Spatial and single-cell expression analyses reveal complex expression domains in early wheat spike development

Wheat is important for global food security and understanding the molecular mechanisms driving spike and spikelet development can inform the development of more productive varieties. In this study, we integrated single-molecule fluorescence in situ hybridization (smFISH) and single-cell RNA sequencing (scRNA-seq) to generate an atlas of cell clusters and expression domains during the early stages of wheat spike development. We characterized spatiotemporal expression of 99 genes by smFISH in 48,225 cells at the early transition, late double ridge, and floret primordia stages. These cells were grouped into 21 different expression domains, including four in the basal region of the developing spikelets and three different meristematic regions, which were consistent across spikelets and sections. Using induced mutants, we revealed functional roles associated with the specific expression patterns of LFY in intercalary meristems, SPL14 in inflorescence meristems, and FZP in glume axillae.
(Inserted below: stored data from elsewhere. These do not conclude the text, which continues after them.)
+  if (partial) {
+    float* slab = partial + (size_t)pair * p.M * p.N;
+#pragma unroll
+    for (int j = 0; j < MT; ++j) {
+      const int m = m0 + wm * WM + j * 16 + fr;
+      if (m >= p.M) continue;
+#pragma unroll
+      for (int i = 0; i < NT; ++i) {
+        const int n = n0 + wn * WN + i * 16 + 4 * fg;
+        if (n >= p.N) continue;
+        nr_store16f(slab + (size_t)m * p.N + n, acc[i][j]);
+      }
+    }
+    return;
+  }
+#pragma unroll
+  for (int j = 0; j < MT; ++j) {
+    const int m = m0 + wm * WM + j * 16 + fr;
+    if (m >= p.M) continue;
+    const float* rv = p.rowvec ? p.rowvec + nr_rowvec_row(p, m) : nullptr;
+#pragma unroll
+    for (int i = 0; i < NT; ++i) {
+      const int n = n0 + wn * WN + i * 16 + 4 * fg;
+      if (n >= p.N) continue;
+      f32x4 v = acc[i][j];
+      if (p.bias) { const f32x4 b = *(const f32x4*)(p.bias + n); v += b; }
+      if (rv) { const f32x4 t = *(const f32x4*)(rv + n); v += t; }
+      v *= p.out_scale;
+      if (p.act == 1) {
+#pragma unroll
+        for (int e = 0; e < 4; ++e) v[e] = quick_gelu_f(v[e]);
+      }
+      if (p.res) {
+        const bf16x4 r = *(const bf16x4*)(p.res + (size_t)m * p.ldr + n);
+#pragma unroll
+        for (int e = 0; e < 4; ++e) v[e] += (float)r[e];
+      }
+      bf16x4 o;
+#pragma unroll
+      for (int e = 0; e < 4; ++e) o[e] = (bf16)v[e];
+      nr_store8(p.out + (size_t)m * p.ldo + n, o);
+    }
+  }
+#ifdef NR_STAMP
+  asm volatile("s_waitcnt vmcnt(0)" ::: "memory");
+#endif
+  NR_STAMP_AT(3);
+  NR_STAMP_RT(45);
+}
+
 template <bool PH>
 __global__ __launch_bounds__(256) void splitk_reduce_kernel(NrGemmParams p_arg, int splitk, const float* __restrict__ partial) {
   const NrGemmParams p = nr_pin_params(p_arg);
@@ -572,7 +868,7 @@
   }
   return pl;
 }
-Plan choose_plan(const NrGemmParams& p) {
+Plan choose_plan_slices(const NrGemmParams& p) {
   auto nblk = [&](int bm, int bn) { return (long long)((p.M + bm - 1) / bm) * ((p.N + bn - 1) / bn); };
   const int nk = p.K / 64;
   Plan pl{};
@@ -629,6 +925,29 @@
       if (s_ < 1) s_ = 1;
       pl.splitk = s_;
     }
+  }
+  return pl;
+}
+
+constexpr int KPAIR_WAVES = 82;
+inline bool kpair_ok(const NrGemmParams& p, const Plan& pl) {
+  return pl.waves == KPAIR_WAVES && !p.ln_c && !p.geglu && !p.ups && !p.out_f32 && pl.bm == 128 && pl.bn == 160 && pl.splitk >= 1 && 2 * pl.splitk <= p.K / 64;
+}
+inline void kpair_undo(Plan& pl) { if (pl.waves == KPAIR_WAVES) { pl.waves = 4; pl.splitk *= 2; } }
+
+Plan choose_plan(const NrGemmParams& p) {
+  const Plan pl = choose_plan_slices(p);
+  static const bool kpair_rule = env_not_0("NR_IGEMM_KPAIR");
+  if (!kpair_rule) return pl;
+  const long long tiles = (long long)((p.M + 127) / 128) * ((p.N + 159) / 160);
+  Plan kp = pl;
+  kp.waves = KPAIR_WAVES;
+  if (pl.bm == 128 && pl.bn == 160 && pl.waves == 4 && pl.stages == 2 && pl.splitk >= 2 && pl.splitk % 2 == 0) {
+    kp.splitk = pl.splitk / 2;
+    if (tiles * kp.splitk >= 256 && kpair_ok(p, kp)) return kp;
+  } else if (p.ksize == 1 && pl.bm == 128 && pl.bn == 64 && pl.waves == 4 && pl.stages == 2 && pl.splitk == 1 && p.N == 640 && p.K == 3200 && tiles == 256) {
+    kp.bm = 128; kp.bn = 160;
+    if (kpair_ok(p, kp)) return kp;
   }
   return pl;
 }
@@ -672,6 +991,15 @@
   return rc;
 }
 
+int launch_kpair(const NrGemmParams& p, unsigned grid, const Plan& pl, float* partial, int m_fast, hipStream_t stream) {
+  const igemm_kern_t k = pl.lin ? igemm_kpair_kernel<true, false> : (p.tap_inner ? igemm_kpair_kernel<false, true> : igemm_kpair_kernel<false, false>);
+  const size_t shm = (size_t)2 * 2 * (128 + 160) * 64 * sizeof(bf16);
+  static unsigned long long attr_done[3] = {};
+  if (const int rc = nr_lds_opt_in(attr_done[pl.lin ? 0 : (p.tap_inner ? 1 : 2)], {(const void*)k}, shm)) return rc;
+  hipLaunchKernelGGL(k, dim3(grid), dim3(512), shm, stream, p, pl.splitk, partial, m_fast);
+  return 0;
+}
+
 constexpr int pick_ring(unsigned set, int want) {
   int deepest = 0;
   for (int ns = RING_MIN; ns <= RING_MAX; ++ns)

Complementary scRNA-seq profiling of 26,009 cells from W2.5 and W3.5 stages identified 23 distinct cell clusters. We used the scRNA-seq information to impute the expression of 74,464 genes into the spatially anchored smFISH-labelled cells and generated a public website to visualize them. We used experimental and imputed expression profiles, together with co-expression studies and correlation matrices, to annotate the scRNA-seq clusters. From co-expression analyses, we uncovered genes associated with boundary genes TCP24 and FZP , as well as the meristematic genes AGL6 and ULT1. The smFISH and scRNA-seq studies provided complementary tools for dissecting gene networks that regulate spike development and identifying new co-expressed genes for functional characterization.